Multifamily Takes Baby Steps to CHP
And despite their customers efforts to conserve energy, suppliers are still seeing an increased need for power capacity. Electric utilities can choose to invest in creating greater power generation capacity--at a cost and timeline that may prove unrealistic--or to create incentives to encourage the installation of privately owned on-site generation. But it takes a tremendous effort to convince customers to create their own electricity, and to coordinate on-site generation with the existing electric grid.
Combined heat and power (CHP) is the production of electricity and the recovery of thermal energy from a single source, typically a natural gas-driven engine or turbine installed on-site. Benefits could be significant, not only from an energy standpoint--the overall efficiency of CHP (60% and more) is about double the overall efficiency of centralized power plants, which face heat losses at the plant and transmission losses in delivering power from the plant to the customer--but also from an environmental standpoint; the use of CHP could reduce emissions from fossil fuel-burning equipment. CHP sounds like the ideal answer to high energy costs, reliability problems, and the need for increased power production capacity.
Furthermore, CHP is not a new, untested idea; it is widely used in commercial and industrial applications. There have also been several successful attempts, by HUD in particular, to spur the use of CHP in the multifamily market by publicizing case studies. Unfortunately, incentives for the use of CHP to date have targeted large industrial and commercial projects.
Currently, funding entities are starting to investigate the use of CHP in multifamily buildings that offer suitable electric and thermal load patterns for CHP applications (see CHP in the States). These buildings operate 24 hours a day, seven days a week, and do so with predictable load patterns. Although CHP applications in multifamily buildings would be on a smaller scale than CHP applications for large industrial users (30 kW for multifamily compared to 500 kW for multimegawatt industrial applications), the potential exists for many new installations. While investment prices per kW tend to be higher for the installation of these smaller units, prices may decline as companies develop microcogeneration at 1kW of capacity, using a Sterling engine or fuel cell. An efficient technology combined with market volume would then drive prices down. In the meantime, CHP program implementers like the New York State Energy Research and Development Authority (NYSERDA) offer incentives to building owners who want to invest in the technology.

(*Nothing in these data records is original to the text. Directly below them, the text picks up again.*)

template <int BLOCK, bool LEAN, int WPE, uint32_t MIXED, bool GS, bool BLK = false, int KC = 0>
__global__ __launch_bounds__(BLOCK) __attribute__((amdgpu_waves_per_eu(WPE))) void fk_play_kernel(PlayArgs a) {
    static_assert(!GS || LEAN, "state-store instances stage the lean record");
    static_assert(!BLK || (LEAN && !GS), "block-index instances use lean LDS records");
    extern __shared__ __attribute__((aligned(16))) uint32_t lds[];
    const uint32_t tid = threadIdx.x;
    const uint32_t K = KC ? (uint32_t)KC : a.k;
    constexpr uint32_t NFIELDS = LEAN ? LEAN_DW : (uint32_t)NF;
    unsigned long long *tl = reinterpret_cast<unsigned long long *>(lds + NFIELDS * (GS ? 1u : K) * BLOCK);
    uint32_t *lane_block = lds + NFIELDS * (GS ? 1u : K) * BLOCK + tid;
    clock_stamp(a.clk, 0u);

    if (a.use_lds_tally) {
        for (uint32_t i = tid; i < a.S * LT_COLS; i += BLOCK) tl[i] = 0ull;
        __syncthreads();
    }

    enum : uint32_t { ST_FRESH = 0, ST_ACTIVE = 1, ST_ENDED = 2, ST_DONE = 3 };
    uint32_t st = ST_FRESH;
    uint32_t pool_next = 0, pool_end = 0, exhausted = 0;

    uint32_t game_id = 0, seat = 0, rounds = 0, max_rounds = 0, trigger = 0, seed_slot = 0;
    uint32_t final_round = 0, safety = 0;
    int32_t score_to_beat = 0;
    uint32_t dice = 6, rolls_this_turn = 0;
    int32_t turn_score = 0;
    uint32_t own_turns = 0;
    uint64_t own_inc_lo = 0, own_inc_hi = 0;
    int32_t own_thr = 0;
    uint32_t own_bits = 0;
    constexpr bool PK2 = (KC == 2) && LEAN && !GS;
    uint2 pk_seat0 = make_uint2(0u, 0u), pk_seat1 = make_uint2(0u, 0u);

    const uint32_t lane_base = tid * NFIELDS;
    constexpr uint32_t SEAT_STRIDE = (uint32_t)BLOCK * NFIELDS;
    auto L = [&](uint32_t field, uint32_t s) __attribute__((always_inline)) -> uint32_t & {
        const uint32_t f = !LEAN ? field : (field > F_SCORE) ? field - 5u : (field > F_INC_HI1) ? field - 4u : field;
        if (GS) return lds[lane_base + f];
        return lds[__umul24(s, SEAT_STRIDE) + lane_base + f];
    };
    auto G = [&](uint32_t s) __attribute__((always_inline)) -> uint32_t * {
        return a.state + ((size_t)seed_slot * K + s) * a.state_dw;
    };

    auto strategy_index = [&](uint32_t id, uint32_t s) -> uint32_t {
        if (a.mode == MODE_PERM) {
            const uint32_t sh = id / a.gps, g = id - sh * a.gps;
            return perm_at(a.perm_T, a.S, a.perm_slots, sh, g * K + s);
        }
        if (a.mode == MODE_LIST) return (uint32_t)a.seat_strategy[(size_t)id * K + s];
        return 2u * a.game_block[id] + s;
    };

    auto seat_strategy = [&](uint32_t s) -> uint32_t {
        if (GS) return G(s)[R_IDX];
        if (BLK) return 2u * *lane_block + s;
        if (LEAN) return L(F_CE, s) >> CE_IDX_SHIFT;
        return strategy_index(game_id, s);
    };
    auto seat_score = [&](uint32_t s) -> int32_t {
        return (int32_t)(GS ? G(s)[R_SCORE] : LEAN ? (L(F_CE, s) & 0xffffu) : L(F_SCORE, s));
    };
    auto seat_counter = [&](uint32_t s, uint32_t field) -> uint32_t {
        return GS ? G(s)[R_CA + (field - F_CA)] : L(field, s);
// ... 13 lines not shown
            r[1] = make_uint2(q0.z, q0.w);
            r[2] = make_uint2(q1.x, q1.z);
            r[3] = make_uint2((q1.w & 0xffffu) | (q2.z << 16), q2.x);
            r[4] = make_uint2(q2.y, (q1.y & 0xffffu) | (q2.z & (CE_HAS_SCORED | CE_HAS_BUF)));
            own_turns = (q1.w >> 16) + 1u;
            idx = q2.w;
        } else if (!PK2) {
            if (BLK) idx = 2u * *lane_block + s;
            else if (LEAN) idx = L(F_CE, s) >> CE_IDX_SHIFT;
        }
        if (LEAN) {
            const uint4 inc = a.inc[(size_t)seed_slot * K + s];
            const uint2 pk = PK2 ? (s ? pk_seat1 : pk_seat0) : a.strat[idx];
            own_inc_lo = (uint64_t)inc.x | ((uint64_t)inc.y << 32);
            own_inc_hi = (uint64_t)inc.z | ((uint64_t)inc.w << 32);
            own_thr = (int32_t)pk.x;
            own_bits = pk.y;
        } else {
            own_inc_lo = (uint64_t)L(F_INC_LO0, s) | ((uint64_t)L(F_INC_LO1, s) << 32);
            own_inc_hi = (uint64_t)L(F_INC_HI0, s) | ((uint64_t)L(F_INC_HI1, s) << 32);
            own_thr = (int32_t)L(F_SPX, s);
            own_bits = L(F_SPY, s);
        }
        dice = 6;
        turn_score = 0;
        rolls_this_turn = 0;
    };

    auto raise = [&](int32_t code) {
        if (atomicCAS(&a.err[0], 0, code) == 0) a.err[1] = (int32_t)game_id;
        st = ST_DONE;
    };

    auto finish_game = [&]() {
        const bool completed = (safety == 0u);
        uint32_t w = 0;
        int32_t best = seat_score(0);
        for (uint32_t s = 1; s < K; ++s) {
            const int32_t sc = seat_score(s);
            if (sc > best) {
                best = sc;
                w = s;
            }
        }
        if (!GS && a.gs_out) {
            for (uint32_t s = 0; s < K; ++s) {
                uint4 *g = reinterpret_cast<uint4 *>(G(s));
                g[0] = make_uint4(L(F_LO0, s), L(F_LO1, s), L(F_HI0, s), L(F_HI1, s));
                g[1] = make_uint4(L(F_BUF, s), (uint32_t)seat_score(s), L(F_CA, s), (L(F_CB, s) & 0xffffu) | (seat_turns(s) << 16));
                g[2] = make_uint4(L(F_CC, s), L(F_CD, s), seat_hot_dice(s) | (L(F_CE, s) & (CE_HAS_SCORED | CE_HAS_BUF)),
                                  seat_strategy(s));
            }
        }
        if (a.use_lds_tally) {
            if (!completed || a.mode != MODE_PERM) {
                for (uint32_t s = 0; s < K; ++s) atomicAdd(&tl[seat_strategy(s) * LT_COLS + (completed ? 1u : 2u)], 1ull);
            }
        }
        if (!(a.use_lds_tally && completed) && !a.rec0) return;
        uint32_t widx = 0, wa = 0, wb = 0, wc = 0, wd = 0, we = 0;
        if (completed) {
            widx = seat_strategy(w);
            wa = seat_counter(w, F_CA), wb = seat_counter(w, F_CB), wc = seat_counter(w, F_CC), wd = seat_counter(w, F_CD),
            we = seat_hot_dice(w);
        } else if (a.mode == MODE_BLOCKS) {
            widx = seat_strategy(0);
        }
        if (a.use_lds_tally && completed) {
            const unsigned long long m[10] = {(unsigned long long)(uint32_t)best * 50u, rounds, wa >> 16, wa & 0xffffu,
                                              (wb & 0xffffu) * 50u, wc & 0xffffu, wc >> 16, wd & 0xffffu, wd >> 16, we};
            unsigned long long *t = tl + widx * LT_COLS;
            atomicAdd(&t[0], 1ull);
#pragma unroll
            for (int j = 0; j < 10; ++j) {
                if (m[j]) {
                    atomicAdd(&t[3 + j], m[j]);
                    atomicAdd(&t[13 + j], m[j] * m[j]);
                }
            }
        }
        if (a.rec0) {
            const uint32_t d0 = widx | (completed ? (w << 24) : REC_SAFETY);
            a.rec0[game_id] = d0;
            if (a.recs) {
                uint4 *r = reinterpret_cast<uint4 *>(a.recs + (size_t)game_id * REC_DW);
                r[0] = make_uint4(d0, completed ? (uint32_t)best * 50u : 0u, rounds | (wa & 0xffff0000u),
// ... 43 lines not shown
                    L(F_SPX, s) = pk.x;
                    L(F_SPY, s) = pk.y;
                }
                L(F_BUF, s) = 0u;
                if (!LEAN) L(F_SCORE, s) = 0u;
                L(F_CA, s) = 0u;
                L(F_CB, s) = 0u;
                L(F_CC, s) = 0u;
                L(F_CD, s) = 0u;
                L(F_CE, s) = (LEAN && !BLK) ? (idx << CE_IDX_SHIFT) : 0u;
                if (PK2) {
                    const uint2 pk = a.strat[BLK ? 2u * a.game_block[id] + s : idx];
                    if (s == 0u) pk_seat0 = pk;
                    else pk_seat1 = pk;
                }
            }
        }
        seat = 0;
        trigger = 0;
        final_round = 0;
        safety = 0;
        score_to_beat = a.beat50;
        if (max_rounds == 0u) {
            rounds = 0;
            safety = 1;
            st = ST_ENDED;
        } else {
            rounds = 1;
            begin_turn(0);
            st = ST_ACTIVE;
        }
    };

    auto advance = [&](int32_t score) __attribute__((always_inline)) {
        const bool fr = final_round != 0u;
        const bool trig = !fr & (score >= a.target50);
        const bool normal = !fr & !trig;
        const uint32_t n1 = seat + 1u;
        const bool wrap = n1 == K;
        const bool last = normal & wrap & (rounds >= max_rounds);
        uint32_t next_fr = n1 + ((n1 == trigger) ? 1u : 0u);
        uint32_t next_tr = (seat == 0u) ? 1u : 0u, next_nm = wrap ? 0u : n1;
        asm volatile("" : "+v"(next_fr), "+v"(next_tr), "+v"(next_nm));
        const uint32_t next = fr ? next_fr : trig ? next_tr : next_nm;
        rounds += (normal & wrap & !last) ? 1u : 0u;
        safety = last ? 1u : safety;
        score_to_beat = trig ? score : (fr & (score > score_to_beat)) ? score : score_to_beat;
        trigger = trig ? seat : trigger;
        final_round = (fr | trig) ? 1u : 0u;
        const bool ended = last | ((fr | trig) & (next >= K));
        if (ended) {
            st = ST_ENDED;
        } else {
            seat = next;
            begin_turn(next);
        }
    };

    auto advance2 = [&](bool over, int32_t score) __attribute__((always_inline)) {
        const bool fr = final_round != 0u;
        const bool trig = over & !fr & (score >= a.target50);
        const bool close = over & !fr & !trig & (seat != 0u);
        const bool last = close & (rounds >= max_rounds);
        const bool ended = last | (over & fr);
        rounds += (close & !last) ? 1u : 0u;
        safety = last ? 1u : safety;
        score_to_beat = trig ? score : score_to_beat;
        trigger = trig ? seat : trigger;
        final_round = (fr | trig) ? 1u : 0u;
        const bool sw = over & !ended;
        st = ended ? (uint32_t)ST_ENDED : st;
        seat ^= sw ? 1u : 0u;
        if (sw) {
            const uint4 inc = a.inc[(size_t)seed_slot * 2u + seat];
            own_inc_lo = (uint64_t)inc.x | ((uint64_t)inc.y << 32);
            own_inc_hi = (uint64_t)inc.z | ((uint64_t)inc.w << 32);
        }
        own_thr = (int32_t)(seat ? pk_seat1.x : pk_seat0.x);
        own_bits = seat ? pk_seat1.y : pk_seat0.y;
        dice = sw ? 6u : dice;
        turn_score = sw ? 0 : turn_score;
        rolls_this_turn = sw ? 0u : rolls_this_turn;
    };

    auto roll_step = [&]() __attribute__((always_inline)) {
        const bool roll_limit = rolls_this_turn >= 1000u;
        const uint32_t s = seat;
        uint32_t cA, cB, cC, cD, cE, buf0;
        int32_t score;
        uint64_t lo0, hi0;
        uint2 *const rec = reinterpret_cast<uint2 *>(&L(F_LO0, s));
        if (LEAN) {
            const uint2 p0 = rec[0], p1 = rec[1], p2 = rec[2], p3 = rec[3], p4 = rec[4];
            lo0 = (uint64_t)p0.x | ((uint64_t)p0.y << 32);
            hi0 = (uint64_t)p1.x | ((uint64_t)p1.y << 32);
            buf0 = p2.x, cA = p2.y, cB = p3.x, cC = p3.y, cD = p4.x, cE = p4.y;
            score = (int32_t)(cE & 0xffffu);
        } else {
            cA = L(F_CA, s), cB = L(F_CB, s), cC = L(F_CC, s), cD = L(F_CD, s), cE = L(F_CE, s);
            score = (int32_t)L(F_SCORE, s);
            lo0 = (uint64_t)L(F_LO0, s) | ((uint64_t)L(F_LO1, s) << 32);
            hi0 = (uint64_t)L(F_HI0, s) | ((uint64_t)L(F_HI1, s) << 32);
            buf0 = L(F_BUF, s);
        }
        Rng rng{hi0, lo0, own_inc_hi, own_inc_lo, buf0, (cE & CE_HAS_BUF) ? 1u : 0u};
        const uint32_t n = dice;
        bool detour;
        uint32_t key = roll_counts_fast<3>(rng, n, detour);
        if (detour) {
            asm volatile("" ::: "memory");
            rng.lo = (uint64_t)L(F_LO0, s) | ((uint64_t)L(F_LO1, s) << 32);
            rng.hi = (uint64_t)L(F_HI0, s) | ((uint64_t)L(F_HI1, s) << 32);
            rng.buf = L(F_BUF, s);
            rng.has_buf = (cE & CE_HAS_BUF) ? 1u : 0u;
            key = roll_counts_sequential<3>(rng, n, nullptr);
        }
        rolls_this_turn += 1u;
        int32_t dthr = (int32_t)(int8_t)(own_bits & 0xffu);
        asm volatile("" : "+v"(dthr));
        const Strat50 sp{own_thr, (own_bits & (0xffu | MIXED)) | (a.uflags & (0xff00u & ~MIXED)), dthr};
        const Roll50 rr = default_score_lut50(a.score_lut, a.discard_lut, key, (int32_t)n, turn_score, sp);
        const bool farkle = rr.score50 == 0;
        cA += 1u + (farkle ? 0x10000u : 0u);
        cC += (rr.d5 > 0) ? (1u + ((uint32_t)rr.d5 << 16)) : 0u;
        cD += (rr.d1 > 0) ? (1u + ((uint32_t)rr.d1 << 16)) : 0u;
        dice = (rr.used == (int32_t)n) ? 6u : (n - (uint32_t)rr.used);
        turn_score = farkle ? 0 : (turn_score + rr.score50);
        const bool hot = !farkle & sp.has(SF_AUTO_HOT) & (dice == 6u);
        if (LEAN) cB += hot ? 0x10000u : 0u;
        else cE += hot ? 1u : 0u;
        const bool keep = should_continue50(sp, turn_score, (int32_t)dice, (cE & CE_HAS_SCORED) != 0u, final_round != 0u,
                                            score_to_beat, score);
        const bool over = farkle | (!hot & !keep);
        const uint32_t ts = over ? (uint32_t)turn_score : 0u;
        cE |= (ts >= 10u) ? CE_HAS_SCORED : 0u;
        const uint32_t banked = (cE & CE_HAS_SCORED) ? ts : 0u;
        score += (int32_t)banked;
        if (LEAN) cE += banked;
        cB = (banked > (cB & 0xffffu)) ? ((cB & 0xffff0000u) | banked) : cB;
        const bool overflow = (turn_score > 1310) | ((cA & 0xffffu) > 64000u) | ((cC >> 16) > 63000u) | ((cD >> 16) > 63000u);
        if (roll_limit | overflow) {
            raise(roll_limit ? FK_ERR_ROLL_LIMIT : FK_ERR_COUNTER_OVERFLOW);
            return;
        }
        cE = (cE & ~CE_HAS_BUF) | (rng.has_buf ? CE_HAS_BUF : 0u);
        if (GS) {
// ... 4 lines not shown
                uint32_t *g2 = reinterpret_cast<uint32_t *>(g + 2);
                g2[0] = cC;
                g2[1] = cD;
                g2[2] = (cB >> 16) | (cE & (CE_HAS_SCORED | CE_HAS_BUF));
                advance(score);
                return;
            }
        }
        if (LEAN) {
            rec[0] = make_uint2((uint32_t)rng.lo, (uint32_t)(rng.lo >> 32));
            rec[1] = make_uint2((uint32_t)rng.hi, (uint32_t)(rng.hi >> 32));
            rec[2] = make_uint2(rng.buf, cA);
            rec[3] = make_uint2(cB, cC);
            rec[4] = make_uint2(cD, cE);
        } else {
            L(F_LO0, s) = (uint32_t)rng.lo;
            L(F_LO1, s) = (uint32_t)(rng.lo >> 32);
            L(F_HI0, s) = (uint32_t)rng.hi;
            L(F_HI1, s) = (uint32_t)(rng.hi >> 32);
            L(F_BUF, s) = rng.buf;
            L(F_SCORE, s) = (uint32_t)score;
            L(F_CA, s) = cA;
            L(F_CB, s) = cB;
            L(F_CC, s) = cC;
            L(F_CD, s) = cD;
            L(F_CE, s) = cE;
        }
        if (PK2) advance2(over, score);
        else if (!GS && over) advance(score);
    };

    auto handover = [&](uint64_t waiting) {
        const bool mine = (st == ST_FRESH || st == ST_ENDED);
        if (st == ST_ENDED) finish_game();
        const uint32_t n = (uint32_t)__popcll(waiting);
        const uint32_t avail = pool_end - pool_next;
        uint32_t new_base = 0, new_avail = 0;
        if (avail < n && !exhausted) {
            const uint32_t first = (uint32_t)__builtin_amdgcn_readfirstlane(__ffsll((long long)waiting) - 1);
            uint32_t base = 0;
            if (mine && lane_id() == first) base = atomicAdd(a.ticket, TICKET_CHUNK);
            base = (uint32_t)__builtin_amdgcn_readlane((int)base, (int)first);
            if (base >= a.n_games) {
                exhausted = 1;
            } else {
                new_base = base;
                new_avail = min(TICKET_CHUNK, a.n_games - base);
                if (new_avail < TICKET_CHUNK) exhausted = 1;
            }
        }
        if (mine) {
            const uint32_t rank = mbcnt(waiting);
            uint32_t ticket = 0xffffffffu;
            if (rank < avail) ticket = pool_next + rank;
            else if (rank - avail < new_avail) ticket = new_base + (rank - avail);
            if (ticket != 0xffffffffu) init_game(a.sched ? a.sched[ticket] : ticket, ticket);
            else st = ST_DONE;
        }
        if (n <= avail) {
            pool_next += n;
        } else {
            const uint32_t used_new = min(n - avail, new_avail);
            pool_next = new_base + used_new;
            pool_end = new_base + new_avail;
        }
    };

    auto handover_due = [&](uint64_t waiting, uint64_t active) -> bool {
        return waiting && (!active || (uint32_t)__popcll(waiting) >= a.batch_threshold || exhausted);
    };
    while (true) {
        uint64_t waiting = __ballot(st == ST_FRESH || st == ST_ENDED);
        uint64_t active = __ballot(st == ST_ACTIVE);
        if (!(waiting | active)) break;
        if (handover_due(waiting, active)) {
            handover(waiting);
            continue;
        }
        do {
            if (st == ST_ACTIVE) roll_step();
            waiting = __ballot(st == ST_ENDED);
            active = __ballot(st == ST_ACTIVE);
        } while (active && !handover_due(waiting, active));
    }

    if (a.use_lds_tally) {
        __syncthreads();
        for (uint32_t i = tid; i < a.S * LT_COLS; i += BLOCK) {
            const unsigned long long v = tl[i];
            if (v == 0ull) continue;
            const uint32_t idx = i / LT_COLS, c = i - idx * LT_COLS;
            if (c == LT_COLS - 1u) continue;
            const uint32_t col = (c == 0u) ? 0u : (c == 1u) ? 2u : (c == 2u) ? 3u : (c < 13u) ? (c + 1u) : (c + 2u);
            atomicAdd(&a.tally[(size_t)idx * FK_TALLY_COLS + col], v);
        }
    }
    clock_stamp(a.clk, 1u);
}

The real challenge at this time is to raise the awareness of, and provide education to, the multifamily buildings sector, explaining the benefits, but also the limitations, of CHP applications. The use of this technology, even with manufacturers efforts to simplify installation by offering package systems, requires multidisciplinary skills. These include mechanical, thermal, and electrical engineering skills for designing custom applications.
As a principle of CHP, thermal energy must be recovered along with the on-site generation of electricity. Studies have shown that electric utility prices would beat the cost of operating a fossil fuel-driven electric generator without recovery equipment. CHP programs typically require the system to achieve a minimum of 60% overall energy efficiency over the year. Consequently, a feasible CHP project requires coincidence between recoverable thermal loads and electric loads. Potential thermal loads are domestic hot water that offers a predictable pattern around the year, central heating, central cooling with the use of an absorption chiller, or a heated pool. The electric baseload generally includes common area lighting and, if the building is master metered for electricity, the total of all apartment electric loads.
In addition, CHP implementation involves a strict development process. This process consists of a series of steps that require coordination among the building manager, the engineers, the electricians, the plumbers, the local electric utility for grid connections, and sometimes the local gas utility, and local permitting entities. Prior to procurement, the client should (1) ensure that the site qualifies for CHP; (2) prescreen to estimate cost-effectiveness; (3) and conduct a feasibility study that involves monitoring, CHP selection, energy savings, and capital costs. While an engineering firm would perform a feasibility study, there are several ways to do the qualification and prescreening. Using guidelines or computer-based tools is one way to qualify and prescreen a building for CHP.
Multicogen Tells You If CHP Is Right
Under contract with NYSERDA, Steven Winter Associates (SWA), my employer, developed Multicogen, a Microsoft Excel-based screening tool specifically designed for multifamily buildings, to assess the potential for CHP. We wanted to develop a screening tool that would lead building owners to pursue CHP feasibility studies as the next logical step. NYSERDA is interested in using this tool to promote CHP to multifamily managers and accelerate the deployment of CHP applications statewide. In its current version, the tool can analyze CHP projects located in New York State.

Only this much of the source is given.